[Records to process — start]

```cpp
template <int MFW, int WM, int NFW, int WN, int DX, int PRO, int TAIL>
__global__ __launch_bounds__(512) void pwk8_kernel(mds_pw_fwd_args a) {
  MDS_CHAIN_PRIO();
  static_assert(WM * WN == 4, "four consumer waves");
  constexpr bool XF = PRO != MDS_PRO_NONE;
  constexpr int NEED = XF ? 2 : 1;
  static_assert(DX >= NEED + 2, "at least one DMA batch stays in flight over a barrier");
  constexpr bool HAS_BN = PRO == MDS_PRO_AFFINE || PRO == MDS_PRO_BN_SILU || PRO == MDS_PRO_BN_SILU_GATE;
  constexpr bool HAS_ACT = PRO == MDS_PRO_BN_SILU || PRO == MDS_PRO_BN_SILU_GATE;
  constexpr bool HAS_GATE = PRO == MDS_PRO_BN_SILU_GATE || PRO == MDS_PRO_GATE;
  constexpr int BM = 16 * MFW * WM, BNP = 16 * NFW * WN;
  constexpr int NB = BM / 8;
  constexpr int XS = BM * 128, RX = DX + 1;
  constexpr int DW = 3;
  MDS_DYN_SMEM(smem);
  const lds_t xring = lds_addr_of(smem);
  const int tid = threadIdx.x, lane = tid & 63, wave = MDS_UNIFORM(tid >> 6);
  const long m0 = (long)blockIdx.x * BM;
// ... 204 lines not shown
    for (int nf = 0; nf < NFW; ++nf) {
      int f = wn * NFW + nf;
      if (f >= NFT) f = NFT - 1;
      wfp[nf] = (const bf16_t*)a.w_frag + (long)f * 512 + lane * 8;
    }
    const long wstep = (long)NFT * 512;
    u16x8 wf[4][NFW];
    int wk = 0;
    auto load_w = [&](auto Pc) {
      constexpr int P = decltype(Pc)::value;
      const int kk = wk < KST ? wk : KST - 1;
#pragma unroll
      for (int nf = 0; nf < NFW; ++nf) gld16(wf[P][nf], wfp[nf] + kk * wstep);
      ++wk;
    };
    const lds_t fo0 = wm * MFW * 2048 + i * 128 + ((q ^ (i & 7)) << 4), fo1 = wm * MFW * 2048 + i * 128 + (((4 + q) ^ (i & 7)) << 4);
    u16x8 xf[2][MFW];
    int csx = 0;

    load_w(ic<0>()); load_w(ic<1>()); load_w(ic<2>());
    for (int t = -NEED; t < 0; ++t) raw_barrier();
#pragma unroll
    for (int mf = 0; mf < MFW; ++mf) xf[0][mf] = lds_ld16(xring + mf * 2048 + fo0);

    auto kstep = [&](auto Pc, auto KSc, lds_t nxt, int s) {
      constexpr int P = decltype(Pc)::value, KS = decltype(KSc)::value;
      PWK_STAMP(s + NEED, 3 * KS);
      wait_vm<(DW - 1) * NFW>();
      wait_lgkm0();
      PWK_STAMP(s + NEED, 3 * KS + 1);
#pragma unroll
      for (int nf = 0; nf < NFW; ++nf) reg_pin(wf[P][nf]);
#pragma unroll
      for (int mf = 0; mf < MFW; ++mf) reg_pin(xf[KS][mf]);
      MDS_SCHED_FENCE();
      load_w(ic<(P + DW) & 3>());
      MDS_SCHED_FENCE();
#pragma unroll
      for (int nf = 0; nf < NFW; ++nf)
#pragma unroll
        for (int mf = 0; mf < MFW; ++mf) {
          mma16(wf[P][nf], xf[KS][mf], acc[mf][nf]);
          if (nf == 0) xf[KS ^ 1][mf] = lds_ld16(nxt + mf * 2048 + (KS ? fo0 : fo1));
          MDS_SCHED_FENCE();
        }
      PWK_STAMP(s + NEED, 3 * KS + 2);
    };
    auto stage = [&](int s, auto SPc) {
      constexpr int SP = decltype(SPc)::value;
      const lds_t xb = xring + csx * XS;
      int nsx = csx + 1;
      if (nsx == RX) nsx = 0;
      const lds_t xn = xring + nsx * XS;
      const bool last = s == S - 1, two = !(ktail && last);
      kstep(ic<2 * SP>(), ic<0>(), xb, s);
      raw_barrier();
      if (two) kstep(ic<2 * SP + 1>(), ic<1>(), xn, s);
      csx = nsx;
    };
    for (int s = 0; s < S; s += 2) {
      stage(s, ic<0>());
      if (s + 1 < S) stage(s + 1, ic<1>());
    }
    PWK_STAMP(S + NEED, 0);
    wait_vm<0>();
    wait_lgkm0();
  }
#ifdef PWK_TRACE
  raw_barrier();
  if (trc) {
    const unsigned long long* tl = (const unsigned long long*)(smem + RX * XS);
    for (int e = tid; e < (S + NEED + 1) * 64; e += 512) ((unsigned long long*)a.split_part)[e] = tl[e];
  }
  PWK_STAMP(S + NEED + 1, 0);
#endif

  raw_barrier();
  constexpr int SP = BNP + 4;
  float* stage_f = (float*)smem;
  if (wave < 4) {
    const int i = lane & 15, q = lane >> 4;
    const int wm = wave / WN, wn = wave % WN;
#pragma unroll
    for (int mf = 0; mf < MFW; ++mf)
#pragma unroll
      for (int nf = 0; nf < NFW; ++nf)
        *(f32x4*)(stage_f + (16 * (wm * MFW + mf) + i) * SP + 16 * (wn * NFW + nf) + 4 * q) = acc[mf][nf];
  }
  __syncthreads();
  if (rg < RG) {
#pragma unroll
    for (int jj = 0; jj < JMAX; ++jj) {
      const int rr = rg + RG * jj;
      const long m = m0 + rr;
      if (rr < BM && m < a.M) {
        const f32x4 lo4 = *(const f32x4*)(stage_f + rr * SP + 8 * c), hi4 = *(const f32x4*)(stage_f + rr * SP + 8 * c + 4);
        float v[8] = {lo4[0], lo4[1], lo4[2], lo4[3], hi4[0], hi4[1], hi4[2], hi4[3]};
        if (DG) {
#pragma unroll
          for (int j = 0; j < 8; ++j) {
            v[j] += bf2f(rres[jj][j]);
            if (post) {
              const float ys = bf2f(rys[jj][j]);
              if (a.post.mode == MDS_POST_SILU) v[j] *= silu_gradf_(ys * pb[0][j] + pb[1][j]);
              const float g = Elem<bf16_t>::rnd(v[j]) * rmk[jj];
              cs[j] += g;
              css[j] += g * ((ys - pb[2][j]) * pb[3][j]);
            }
          }
        } else {
#pragma unroll
          for (int j = 0; j < 8; ++j) { cs[j] += v[j]; css[j] += v[j] * v[j]; }
        }
        *(u16x8*)(y + m * N + 8 * c) = pack8(v);
      }
    }
  }
  if (sdst) {
    float* red = stage_f + BM * SP;
    if (rg < RG) {
      float* rp = red + (long)rg * 2 * N + 8 * c;
      *(f32x4*)rp = (f32x4){cs[0], cs[1], cs[2], cs[3]};
      *(f32x4*)(rp + 4) = (f32x4){cs[4], cs[5], cs[6], cs[7]};
      *(f32x4*)(rp + N) = (f32x4){css[0], css[1], css[2], css[3]};
      *(f32x4*)(rp + N + 4) = (f32x4){css[4], css[5], css[6], css[7]};
    }
    __syncthreads();
    double* sl = sdst + (long)(blockIdx.x % MDS_STAT_SLOTS) * 2 * N;
    for (int e = tid; e < 2 * N; e += 512) {
      float t = 0.f;
      for (int g = 0; g < RG; ++g) t += red[g * 2 * N + e];
      atomicAdd(sl + e, (double)t);
    }
  }
}

template <int MFW, int WM, int NFW, int WN, int DX>
size_t pwk8_smem(int N) {
  const int BM = 16 * MFW * WM, BNP = 16 * NFW * WN;
  size_t ring = (size_t)(DX + 1) * BM * 128;
#ifdef PWK_TRACE
  ring += 16 * 1024;
#endif
  const int RG = 512 / (N >> 3);
  const size_t epi = ((size_t)BM * (BNP + 4) + (size_t)RG * 2 * N) * 4;
  return ring > epi ? ring : epi;
}

bool pwk8_shape_ok(long M, int K, int N, int dtype) {
  return dtype == MDS_BF16 && K % 32 == 0 && K >= 64 && N % 16 == 0 && N <= 192 && N > 64 && M < 4294967295L;
}
}

extern "C" int mds_pw_fwd_wants_frag(long M, int K, int N, int dtype, int data_gradient) {
  const int knob = mds_knob(MDS_KNOB_PWK);
  if (knob == 1 || !pwk8_shape_ok(M, K, N, dtype)) return 0;
  if (knob == 2) return 1;
  if ((knob == 0 && data_gradient) || (knob == 4 && !data_gradient)) return 0;
  return K >= N && K >= 128 && N > 128 && M >= 4096 && M <= 40000;
}

int pw_fwd_k_try(const mds_pw_fwd_args* a, mds_stream_t stream) {
  if (!a->w_frag || a->epi.mode != MDS_EPI_NONE || a->split > 1) return 1;
  const int N = a->N, mode = a->pro.mode;
  const bool post = a->post.mode != MDS_POST_NONE;
  const bool dg = a->form ? a->form == 2 : (post || a->residual != nullptr);
  if (!dg && (post || a->residual != nullptr)) return 1;
  if (!mds_pw_fwd_wants_frag(a->M, a->K, a->N, a->dtype, dg)) return 1;
  if (dg && (mode != MDS_PRO_NONE || a->stats)) return 1;
  const int shape = N > 128 ? 0 : (N > 96 ? 1 : 2);
  const int cus = mds_cu_count();
  auto cost = [&](int bm) { const long blocks = cdiv(a->M, bm); return (long)cdiv(blocks, cus) * bm; };
  int BM;
  if (shape == 2) BM = 96;
  else { BM = 64; for (int bm : {80, 96, 128}) if (cost(bm) < cost(BM) && !(dg && bm > (shape == 0 ? 80 : 96))) BM = bm; }
  const int kb = mds_knob(MDS_KNOB_PWK_BM);
  if (kb > 0 && shape != 2 && (kb == 64 || kb == 80 || ((kb == 96 || kb == 128) && !(dg && kb > (shape == 0 ? 80 : 96))))) BM = kb;
  const bool gated = mode == MDS_PRO_BN_SILU_GATE || mode == MDS_PRO_GATE;
  if (gated && a->pro.rows_per_group < BM) return 1;
  const dim3 grid(cdiv(a->M, BM)), block(512);
#define PWK_GO(MFW, WM, NFW, WN, DX, PRO, TAIL)                                                                  \
  do { const size_t smem = pwk8_smem<MFW, WM, NFW, WN, DX>(N);                                                   \
       MDS_LAUNCH((pwk8_kernel<MFW, WM, NFW, WN, DX, PRO, TAIL>), grid, block, smem, stream, *a); } while (0)
#define PWK_ROWS(NFW, WN, DX, PRO, TAIL)                                                                         \
  do { if (BM == 64) PWK_GO(4, 1, NFW, WN, DX, PRO, TAIL); else if (BM == 80) PWK_GO(5, 1, NFW, WN, DX, PRO, TAIL); \
       else if (BM == 96) PWK_GO(6, 1, NFW, WN, DX, PRO, TAIL); else PWK_GO(8, 1, NFW, WN, DX, PRO, TAIL); } while (0)
#define PWK_SHAPE(DX, PRO, TAIL)                                                                                 \
  do { if (shape == 0) PWK_ROWS(3, 4, DX, PRO, TAIL); else if (shape == 1) PWK_ROWS(2, 4, DX, PRO, TAIL);        \
       else PWK_GO(3, 2, 3, 2, DX, PRO, TAIL); } while (0)
  if (dg) {
    if (shape == 2) PWK_GO(3, 2, 3, 2, 6, MDS_PRO_NONE, 1);
    else if (BM == 64) { if (shape == 0) PWK_GO(4, 1, 3, 4, 6, MDS_PRO_NONE, 1); else PWK_GO(4, 1, 2, 4, 6, MDS_PRO_NONE, 1); }
    else if (BM == 80) { if (shape == 0) PWK_GO(5, 1, 3, 4, 6, MDS_PRO_NONE, 1); else PWK_GO(5, 1, 2, 4, 6, MDS_PRO_NONE, 1); }
    else PWK_GO(6, 1, 2, 4, 6, MDS_PRO_NONE, 1);
  }
  else switch (mode) {
    case MDS_PRO_NONE: PWK_SHAPE(6, MDS_PRO_NONE, 0); break;
    case MDS_PRO_AFFINE: PWK_SHAPE(7, MDS_PRO_AFFINE, 0); break;
    case MDS_PRO_BN_SILU: PWK_SHAPE(7, MDS_PRO_BN_SILU, 0); break;
    case MDS_PRO_BN_SILU_GATE: PWK_SHAPE(7, MDS_PRO_BN_SILU_GATE, 0); break;
    default: PWK_SHAPE(7, MDS_PRO_GATE, 0); break;
  }
#undef PWK_SHAPE
#undef PWK_ROWS
#undef PWK_GO
  return mds_check_launch("pw_fwd (K-streaming)");
}
```

### include/mds.h

```cpp
#ifndef MDS_H
#define MDS_H
#ifdef __cplusplus
extern "C" {
#endif

#define MDS_VERSION 133
#define MDS_F32 0
#define MDS_BF16 1
#define MDS_STAT_SLOTS 32

#define MDS_ERR_BAD_ARG (-1)
#define MDS_ERR_UNSUPPORTED (-2)
#define MDS_ERR_LAUNCH (-3)

typedef void* mds_stream_t;

int mds_version(void);
const char* mds_last_error(void);
#define MDS_KNOB_CONV_BLOCKS 0
#define MDS_KNOB_DW_ORDER 1
#define MDS_KNOB_PW_WRES 2
#define MDS_KNOB_WG_DBG 4
#define MDS_KNOB_WG_BLOCKS 5
#define MDS_KNOB_DW3_L 7
#define MDS_KNOB_STREAM_BLOCKS 8
#define MDS_KNOB_DW2_L 9
#define MDS_KNOB_PW_SPLIT 10
#define MDS_KNOB_DW2_R 11
#define MDS_KNOB_PW_GY 12
#define MDS_KNOB_PW_BM64 13
#define MDS_KNOB_REDUCE_PASSES 14
#define MDS_KNOB_DW2_BLOCKS 15
#define MDS_KNOB_REDUCE_BLOCKS 16
#define MDS_KNOB_PW_DEEP 17
#define MDS_KNOB_PWK 18
#define MDS_KNOB_PWK_BM 19
#define MDS_KNOB_STEM_FWD 20
#define MDS_KNOB_DW3G 21
#define MDS_KNOB_C3 22
#define MDS_KNOB_C3_BWD_BLOCKS 24
#define MDS_KNOB_COUNT 25
int mds_dev_set(int knob, int value);
int mds_launch_event(void* event);

#define MDS_EPI_NONE 0
#define MDS_EPI_AFFINE 1
#define MDS_EPI_BN_SILU 2
typedef struct {
  int mode;
  const float* scale;
  const float* shift;
} mds_epi_t;

#define MDS_PRO_NONE 0
#define MDS_PRO_AFFINE 1
#define MDS_PRO_BN_SILU 2
#define MDS_PRO_BN_SILU_GATE 3
#define MDS_PRO_GATE 4
typedef struct {
  int mode;
  const float* scale;
  const float* shift;
  const float* gate;
  long rows_per_group;
} mds_pro_t;

#define MDS_G_PLAIN 0
#define MDS_G_SILU 1
#define MDS_G_SE_SILU 2
#define MDS_G_MASK 3
typedef struct {
  int mode;
  const void* u;
  const float* gate;
  const float* dpooled;
  const float* mask;
  long rows_per_group;
} mds_gsrc_t;

typedef struct {
  int mode;
  mds_gsrc_t g;
  const void* y;
  const float* bn;
  const float* lin;
} mds_dyp_t;

#define MDS_POST_NONE 0
#define MDS_POST_PLAIN 1
#define MDS_POST_MASK 2
#define MDS_POST_SILU 3
typedef struct {
  int mode;
  const void* y;
  const float* bn;
  const float* mask;
  long rows_per_group;
  double* stats;
} mds_poststat_t;

typedef struct {
  int dtype;
  long M;
  int K, N;
  const void* x;
  const void* w;
  void* y;
  mds_pro_t pro;
  const void* residual;
  double* stats;
  mds_poststat_t post;
  mds_epi_t epi;
  const void* w_frag;
  int split;
  float* split_part;
  int* split_ticket;
  int form;
} mds_pw_fwd_args;
int mds_pw_fwd(const mds_pw_fwd_args* a, mds_stream_t stream);
int mds_pw_fwd_split(long M, int K, int N, int dtype);
int mds_pw_fwd_wants_frag(long M, int K, int N, int dtype, int data_gradient);
#define MDS_PW_MAX_SPLIT 16
#define MDS_PW_SPLIT_TILE_ROWS 64
#define MDS_PW_SPLIT_TICKET_STRIDE 32

typedef struct {
  int dtype;
  long M;
  int K, N;
  const void* x;
  const void* dy;
  float* dw;
  mds_pro_t pro;
} mds_pw_wgrad_args;
int mds_pw_wgrad(const mds_pw_wgrad_args* a, mds_stream_t stream);

#define MDS_MAX_TAPS 9
typedef struct {
  int dtype;
  int N, IH, IW, Cin;
  int OH, OW, Cout;
  int A, B;
  int oy0, ox0, os;
  int is;
  int ntaps;
  int dy[MDS_MAX_TAPS], dx[MDS_MAX_TAPS], wi[MDS_MAX_TAPS];
  int wtaps;
  const void* x;
  const void* w;
  void* y;
  mds_pro_t pro;
  const void* residual;
  double* stats;
  int ngroups;
  int g_ntaps[4], g_oy0[4], g_ox0[4], g_A[4], g_B[4];
  mds_epi_t epi;
  mds_poststat_t post;
} mds_conv_fwd_args;
int mds_conv_fwd(const mds_conv_fwd_args* a, mds_stream_t stream);
int mds_conv_dgrad_post_ok(int dtype, int N, int IH, int IW, int Cin, int Cout, int stride, int has_residual);

typedef struct {
  int dtype;
  int N, IH, IW, Cin, OH, OW, Cout;
  int is, ntaps;
  int dy[MDS_MAX_TAPS], dx[MDS_MAX_TAPS], wi[MDS_MAX_TAPS];
  int wtaps;
  const void* x;
  const void* dyt;
  float* dw;
  mds_pro_t pro;
} mds_conv_wgrad_args;
int mds_conv_wgrad(const mds_conv_wgrad_args* a, mds_stream_t stream);

typedef struct {
  const unsigned char* u8;
  int nsrc, src_h, src_w;
  int pad_top, pad_left;
  float scale;
} mds_ingest_t;
typedef struct {
  int dtype;
  int N, H, W, OH, OW, Cout;
  int pad_t, pad_l;
  const float* x;
  const void* w;
  void* y;
  double* stats;
  mds_ingest_t ingest;
  mds_epi_t epi;
} mds_stem_fwd_args;
int mds_stem_fwd(const mds_stem_fwd_args* a, mds_stream_t stream);

typedef struct {
// ... 396 lines not shown
```

Before: 334.4 frame-windows/s.

## Add row-stationary pointwise GEMM kernel for small-K, wide-N expansion layers

Adds a new pointwise forward kernel that keeps a tile of input rows (K of 96 to 192) resident in registers and streams weight fragments through a register ring, looping over all output column tiles. Each output tile is staged through double-buffered LDS so global stores are coalesced, and per-channel BN statistics are accumulated in LDS and flushed once per block. This targets expansion convolutions with N of 384 or more, where reloading the input for each column tile is wasteful. The frag-weight request now also covers these shapes. The cost is extra dispatch logic and a new template set with MFW/KST variants.

```diff
diff --git a/ball-action-spotting_amd/csrc/k_pw.hip b/ball-action-spotting_amd/csrc/k_pw.hip
--- a/ball-action-spotting_amd/csrc/k_pw.hip
+++ b/ball-action-spotting_amd/csrc/k_pw.hip
@@ -379,6 +379,7 @@
 
 int pw_fwd_wres_try(const mds_pw_fwd_args* a, mds_stream_t stream);
 int pw_fwd_k_try(const mds_pw_fwd_args* a, mds_stream_t stream);
+int pw_fwd_x_try(const mds_pw_fwd_args* a, mds_stream_t stream);
 
 int c3_pw_try(const mds_pw_fwd_args* a, mds_stream_t stream);
 
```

[Records to process — finish]

- [Exercise brief]
Tally up the lines holding the word "cdiv" in the data above, and answer with that figure only.

- [Output for this exercise]
2